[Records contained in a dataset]

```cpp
void launch_gemm_split_triples(const SplitGemmArgs& a, int ncomp, hipStream_t s, int abl, int walk) {
    if (a.K % SG_BK) throw HipError("gemm_split_triples: K must be a multiple of 32");
    if (!gemm_split_triples_fits(a.M, a.N, a.K, a.ldc)) throw HipError("gemm_split_triples: a component exceeds the 32-bit offset range");
    if (ncomp < 1 || a.ldc < a.N) throw HipError("gemm_split_triples: bad component count or output stride");
    if (walk < 0) {
        static const int knob = tuning_env_int("IRSDE_SPLIT3_WALK", 1);
        walk = knob != 0;
    }
    SplitGemmArgs g = a;
    g.nblk_n = (a.N + 127) / 128;
    g.n_inner = ncomp;
    const long long units = (long long)((a.M + 255) / 256) * ncomp;
    long long per_xcd = 0;
    for (int x = 0; x < 8; ++x) per_xcd = std::max(per_xcd, (x + 1) * units / 8 - x * units / 8);
    long long blocks = 8 * per_xcd * g.nblk_n;
    if (blocks >= 0x7fffffffll) throw HipError("gemm_split_triples: grid too large");
    if (walk) {
        const int forced = g_force_split3_blocks.load(std::memory_order_relaxed);
        blocks = std::min<long long>(blocks, std::max(8, forced > 0 ? forced : device_cu_count()));
    }
    const dim3 grid((unsigned)blocks);
    const size_t lds = (size_t)2 * (256 + 128) * 192;
    switch (abl * 2 + (walk ? 1 : 0)) {
        case 1: hipLaunchKernelGGL((gemm_split3i_kernel<0, true>), grid, dim3(512), lds, s, g); break;
        case 0: hipLaunchKernelGGL((gemm_split3i_kernel<0, false>), grid, dim3(512), lds, s, g); break;
#ifdef IRSDE_PROBES
        case 3: hipLaunchKernelGGL((gemm_split3i_kernel<1, true>), grid, dim3(512), lds, s, g); break;
        case 7: hipLaunchKernelGGL((gemm_split3i_kernel<3, true>), grid, dim3(512), lds, s, g); break;
        case 9: hipLaunchKernelGGL((gemm_split3i_kernel<4, true>), grid, dim3(512), lds, s, g); break;
        case 2: hipLaunchKernelGGL((gemm_split3i_kernel<1, false>), grid, dim3(512), lds, s, g); break;
        case 6: hipLaunchKernelGGL((gemm_split3i_kernel<3, false>), grid, dim3(512), lds, s, g); break;
        case 8: hipLaunchKernelGGL((gemm_split3i_kernel<4, false>), grid, dim3(512), lds, s, g); break;
#endif
        default: throw HipError("gemm_split_triples: the ablation twins are part of the PROBES build");
    }
    IRSDE_HIP_CHECK(hipGetLastError());
}

void launch_split_triples(const float* in, unsigned short* out, int ncomp, size_t rows, int K, hipStream_t s) {
    if (K % 32 || ncomp < 1 || rows < 1) throw HipError("split_triples: K must be a multiple of 32");
    const size_t n = (size_t)ncomp * rows * (size_t)K;
    hipLaunchKernelGGL(split_triples_kernel, dim3((unsigned)((n + 255) / 256)), dim3(256), 0, s, in, out, n, rows, K);
    IRSDE_HIP_CHECK(hipGetLastError());
}

void launch_split_pairs(const float* in, unsigned short* out, size_t rows, int K, hipStream_t s, bool f16, float scale) {
    if (K % 32) throw HipError("split_pairs: K must be a multiple of 32");
    const size_t n = rows * (size_t)K;
    if (f16) hipLaunchKernelGGL(split_pairs_kernel<true>, dim3((unsigned)((n + 255) / 256)), dim3(256), 0, s, in, out, n, K, scale);
    else hipLaunchKernelGGL(split_pairs_kernel<false>, dim3((unsigned)((n + 255) / 256)), dim3(256), 0, s, in, out, n, K, 1.0f);
    IRSDE_HIP_CHECK(hipGetLastError());
}

void launch_gemm_split(const SplitGemmArgs& a, int nplanes, int ncomp, hipStream_t s) {
    if (nplanes != 2 && nplanes != 3) throw HipError("gemm_split: 2 or 3 planes");
    if (a.K % SG_BK || a.n_inner < 1 || ncomp % a.n_inner) throw HipError("gemm_split: K must be a multiple of 32, n_inner a divisor of the component count");
    if ((size_t)a.M * a.ldc * 4 >= 0xffffffffull) throw HipError("gemm_split: output plane exceeds the 32-bit buffer range");
    SplitGemmArgs g = a;
    g.nblk_n = (a.N + 127) / 128;
    const dim3 grid((unsigned)(((a.M + 127) / 128) * g.nblk_n), (unsigned)(ncomp / a.n_inner));
    const size_t lds = (size_t)4 * nplanes * SG_PLANE;
    if (nplanes == 3) hipLaunchKernelGGL(gemm_split_kernel<3>, grid, dim3(256), lds, s, g);
    else hipLaunchKernelGGL(gemm_split_kernel<2>, grid, dim3(256), lds, s, g);
    IRSDE_HIP_CHECK(hipGetLastError());
}
// ... 13 lines not shown
```

Measured before the change: 4.730 images/s.

## Deepen split3 GEMM pipeline with interleaved fragment reads and split barriers

Restructures the three-piece bf16 GEMM main loop so LDS fragment reads for the next sub-step and the next stage overlap MFMA work, and global-to-LDS loads are issued two stages ahead, spread across waves (early/late halves). Full __syncthreads are replaced by vmcnt waits plus an LDS-only barrier, with a mid-stage barrier per M sub-tile. The A-row wave mapping changes to match. Also adds a DRAIN twin (env knob, default off) for probing. This lowers register use for A fragments and aims to hide load latency, at the cost of more barriers and tighter ordering assumptions about double-buffer reuse.

Result: faster. 4.809 images/s (median of 6 runs) (+1.7%).

```diff
diff --git a/image_restoration_sde_amd/csrc/common.h b/image_restoration_sde_amd/csrc/common.h
--- a/image_restoration_sde_amd/csrc/common.h
+++ b/image_restoration_sde_amd/csrc/common.h
@@ -133,7 +133,7 @@
 void launch_split_pairs(const float* in, unsigned short* out, size_t rows, int K, hipStream_t s, bool f16 = false,
                         float scale = 1.0f);
 void launch_gemm_split(const SplitGemmArgs& a, int nplanes, int ncomp, hipStream_t s);
-void launch_gemm_split_triples(const SplitGemmArgs& a, int ncomp, hipStream_t s, int abl = 0, int walk = -1);
+void launch_gemm_split_triples(const SplitGemmArgs& a, int ncomp, hipStream_t s, int abl = 0, int walk = -1, int drain = -1);
 void set_force_split3_blocks(int n);
 bool gemm_split_triples_fits(long long M, long long N, long long K, long long ldc);
 void launch_split_triples(const float* in, unsigned short* out, int ncomp, size_t rows, int K, hipStream_t s);
diff --git a/image_restoration_sde_amd/csrc/engine_debug.hip b/image_restoration_sde_amd/csrc/engine_debug.hip
--- a/image_restoration_sde_amd/csrc/engine_debug.hip
+++ b/image_restoration_sde_amd/csrc/engine_debug.hip
@@ -76,7 +76,7 @@
            code_in({80, 81, 82, 412, 413, 421, 422, 423, 430, 431, 432, 434, 435, 460, 461, 462, 465, 467, 468, 469, 480, 481, 482}, v) ||
            code_in({2001, 2002, 2004, 4650, 4651, 4652, 4653}, v) ||
            (v >= 83 && v <= 82 + 255) ||
-           (v >= 490 && v <= 499) ||
+           (v >= 490 && v <= 504) ||
            (v >= 472 && v <= 476);
 }
 
@@ -577,12 +577,12 @@
 
 int irsde_debug_split_gemm(const float* A, const float* Bm, float* C, int M, int N, int K, int ncomp, int nplanes, void* stream) {
     return guard([&] {
-        if (nplanes != 2 && nplanes != 3 && (nplanes < 42 || nplanes > 45)) throw HipError("debug_split_gemm: nplanes must be 2, 3, 42, 43, 44 or 45");
+        if (nplanes != 2 && nplanes != 3 && (nplanes < 42 || nplanes > 45) && nplanes != 47) throw HipError("debug_split_gemm: nplanes must be 2, 3, 42, 43, 44, 45 or 47");
         hipStream_t s = reinterpret_cast<hipStream_t>(stream);
         conv_global_init();
         const size_t na = (size_t)ncomp * M * K, nb = (size_t)ncomp * N * K;
         Scratch mem(s);
-        if (nplanes == 43 || nplanes == 45) {
+        if (nplanes == 43 || nplanes == 45 || nplanes == 47) {
             if (!gemm_split_triples_fits(M, N, K, N)) throw HipError("debug_split_gemm: shape not eligible for the three-piece GEMM");
             const size_t ea = split3_comp_elems((size_t)M, (size_t)K), eb = split3_comp_elems((size_t)N, (size_t)K);
             unsigned short *ta = mem.alloc<unsigned short>(ea * ncomp), *tb = mem.alloc<unsigned short>(eb * ncomp);
@@ -592,7 +592,7 @@
             gt.a = ta; gt.b = tb; gt.out = C;
             gt.pA = (long long)ea; gt.pB = (long long)eb; gt.pO = (long long)M * N;
             gt.M = M; gt.N = N; gt.K = K; gt.lda = K; gt.ldc = N;
-            launch_gemm_split_triples(gt, ncomp, s, 0, nplanes == 45 ? 0 : -1);
+            launch_gemm_split_triples(gt, ncomp, s, 0, nplanes == 45 ? 0 : nplanes == 47 ? 1 : -1, nplanes == 47 ? 1 : nplanes == 43 ? -1 : 0);
             IRSDE_HIP_CHECK(hipStreamSynchronize(s));
             return;
         }
@@ -802,7 +802,7 @@
             p.w_pair = dwp; p.pair_scale = 1.0f / 64.0f; p.f16 = variant != 481 ? 1 : 0;
             variant = variant == 482 ? 61 : 0;
         }
-        if (variant >= 490 && variant <= 499) {
+        if (variant >= 490 && variant <= 504) {
             if (K != 3 || stride != 1 || !wino_shape_ok(p, 4)) throw HipError("bench_conv: Winograd variants need an eligible 3x3 stride-1 layer");
             const long long T = (long long)B * (p.Ho / 4) * (p.Wo / 4);
             if (!gemm_split_triples_fits(T, Cout, Cin, Cout)) throw HipError("bench_conv: shape not eligible for the three-piece GEMM");
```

## Your assignment
In the entries above, find each line with the string "rows" and copy it.

## Exercise output
void launch_split_triples(const float* in, unsigned short* out, int ncomp, size_t rows, int K, hipStream_t s) {
    if (K % 32 || ncomp < 1 || rows < 1) throw HipError("split_triples: K must be a multiple of 32");
    const size_t n = (size_t)ncomp * rows * (size_t)K;
    hipLaunchKernelGGL(split_triples_kernel, dim3((unsigned)((n + 255) / 256)), dim3(256), 0, s, in, out, n, rows, K);
void launch_split_pairs(const float* in, unsigned short* out, size_t rows, int K, hipStream_t s, bool f16, float scale) {
    const size_t n = rows * (size_t)K;
 void launch_split_pairs(const float* in, unsigned short* out, size_t rows, int K, hipStream_t s, bool f16 = false,
 void launch_split_triples(const float* in, unsigned short* out, int ncomp, size_t rows, int K, hipStream_t s);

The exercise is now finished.